The reporting has room for improvement. We've had some issues with putting certificates in. We considered using Radware Cloud WAF Service to protect our API gateway with a WAF. However, we encountered issues with licensing since we had to obtain a license for each individual connection, which was not suitable for our API. To deploy one API Gateway, we would need to purchase 30 licenses, which was expensive. Additionally, we experienced difficulties with obtaining support and resolving the issue, which went on for several weeks. Eventually, we decided to explore other options due to the lack of time to address the problem. The scaling is not cost-effective and has room for improvement.
They've changed their process for call logging. I suppose it's fine, but I used to be able to send emails in. They could also build up more local resiliency here in South Africa. They're working on that, so it isn't much of an issue now.
The primary area for improvement is in issue detection and understanding whether a log is a false positive. It can sometimes be a challenge to take the data of a given security event and determine if it's a genuine threat using a Wiki etc. Navigating to find specific options can sometimes be challenging, but we only do this occasionally; we primarily control the logs, so it's not particularly significant for us.

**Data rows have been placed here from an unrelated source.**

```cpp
__device__ __forceinline__ V3 sky_sample(const DevScene &S, const SkyTables &T, rt_rng &rng)
{
	const uint32_t rx = here_(S.sky.res_x), ry = here_(S.sky.res_y);
	const bool guided = T.guide_k != 0u;
	const uint32_t sv = dist1d_sample(T.marginal_cdf, ry, guided ? T.guide + (size_t)ry * T.guide_k : nullptr, T.guide_k, rng);
	const uint32_t su = dist1d_sample(T.row_cdf + (size_t)sv * (rx + 1u), rx, guided ? T.guide + (size_t)sv * T.guide_k : nullptr, T.guide_k, rng);
	const float nu = next_float((float)su + rt_rng_f32(&rng)), nv = next_float((float)sv + rt_rng_f32(&rng));
	float u, v;
	KWords inv = T.inv_res;
#if defined(__HIP_DEVICE_COMPILE__)
	asm volatile("" : "+s"(inv));
#endif
	if (inv != nullptr && inv[0] != 0u) {
		u = div_by_verified(nu, (float)rx, __uint_as_float(inv[1]));
		v = div_by_verified(nv, (float)ry, __uint_as_float(inv[2]));
	} else {
		u = nu / (float)rx;
		v = nv / (float)ry;
	}
	const float phi = u * 2.0f * kPi;
	const float theta = v * kPi;
	float st, ct, sp, cp;
	lean_sincos(theta, st, ct);
	lean_sincos(phi, sp, cp);
	return v3(st * cp, st * sp, ct);
// ... 336 lines not shown
```

raytracing-rust_amd/csrc/rt_types.h:

```cpp
#pragma once

#include <stdint.h>
#include "rt_vec.h"

namespace rt {

constexpr uint32_t kNoPrim = 0xFFFFFFFFu;

template <bool TRI, bool LIGHTS, bool CMAT, bool CTEX> struct Feat {
	static constexpr bool tri = TRI;
	static constexpr bool lights = LIGHTS;
	static constexpr bool cmat = CMAT;
	static constexpr bool ctex = CTEX;
	static constexpr bool pair = false;
	static constexpr bool known_materials = false;
};
using FeatFull = Feat<true, true, true, true>;
struct FeatPair : Feat<false, false, false, false> {
	static constexpr bool pair = true;
	static constexpr bool known_materials = true;
};

constexpr uint32_t kLeafFlag = 0x80000000u;
constexpr uint32_t kLeafInlineMax = 31u;
// ... 115 lines not shown
	int32_t sky_tex_type;
	float sky_c1[3], sky_c2[3];
	float inv_radius[2];
	uint32_t pad[6];
};
static_assert(sizeof(DevPairScene) == 192, "DevPairScene: three 64-byte lines");
__device__ static const DevPairScene kNoPairScene = {};

struct DevCamera {
	float origin[3], lower_left[3], horizontal[3], vertical[3];
};

struct DevRenderParams {
	uint32_t width, height;
	uint32_t spp;
	uint32_t sample_begin_lo, sample_begin_hi;
	uint32_t seed_lo, seed_hi;
	uint32_t max_depth, rr_threshold;
	uint32_t shard_index, shard_count;
	uint32_t tile_w, tile_h, tiles_x, tiles_y;
	uint32_t n_work;
	uint32_t sample_split;
	uint32_t n_items;
	int32_t shard_layout;
	int32_t prune;
	uint32_t sky_in_lds;
	uint32_t scene_in_lds;
	uint32_t stack_cap;
	uint32_t stack_ovf_depth;
	uint32_t xchg_slots;
	uint32_t tile_log2_w;
	uint32_t w1h1_ok;
	float inv_w1, inv_h1;
};

}
```

raytracing-rust_amd/hip_backend.py:

```python
import ctypes as C
import os
import sys
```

We had some issues with the initial implementation, especially around tuning the solution to avoid false positives.
The integration part could be better. The visibility part could improve as well. In the market, everyone is moving towards the cloud. However, the patience is not good. When we are trying to find out some information, we are not getting what we need on time. They need to arrange some more use cases for their partners, for their customers to showcase their product and show exactly how it is working, how they're capturing the market, et cetera. Right now, they aren't showcasing what can be done, making it hard to sell. I've found it difficult to find good documentation for cloud deployments.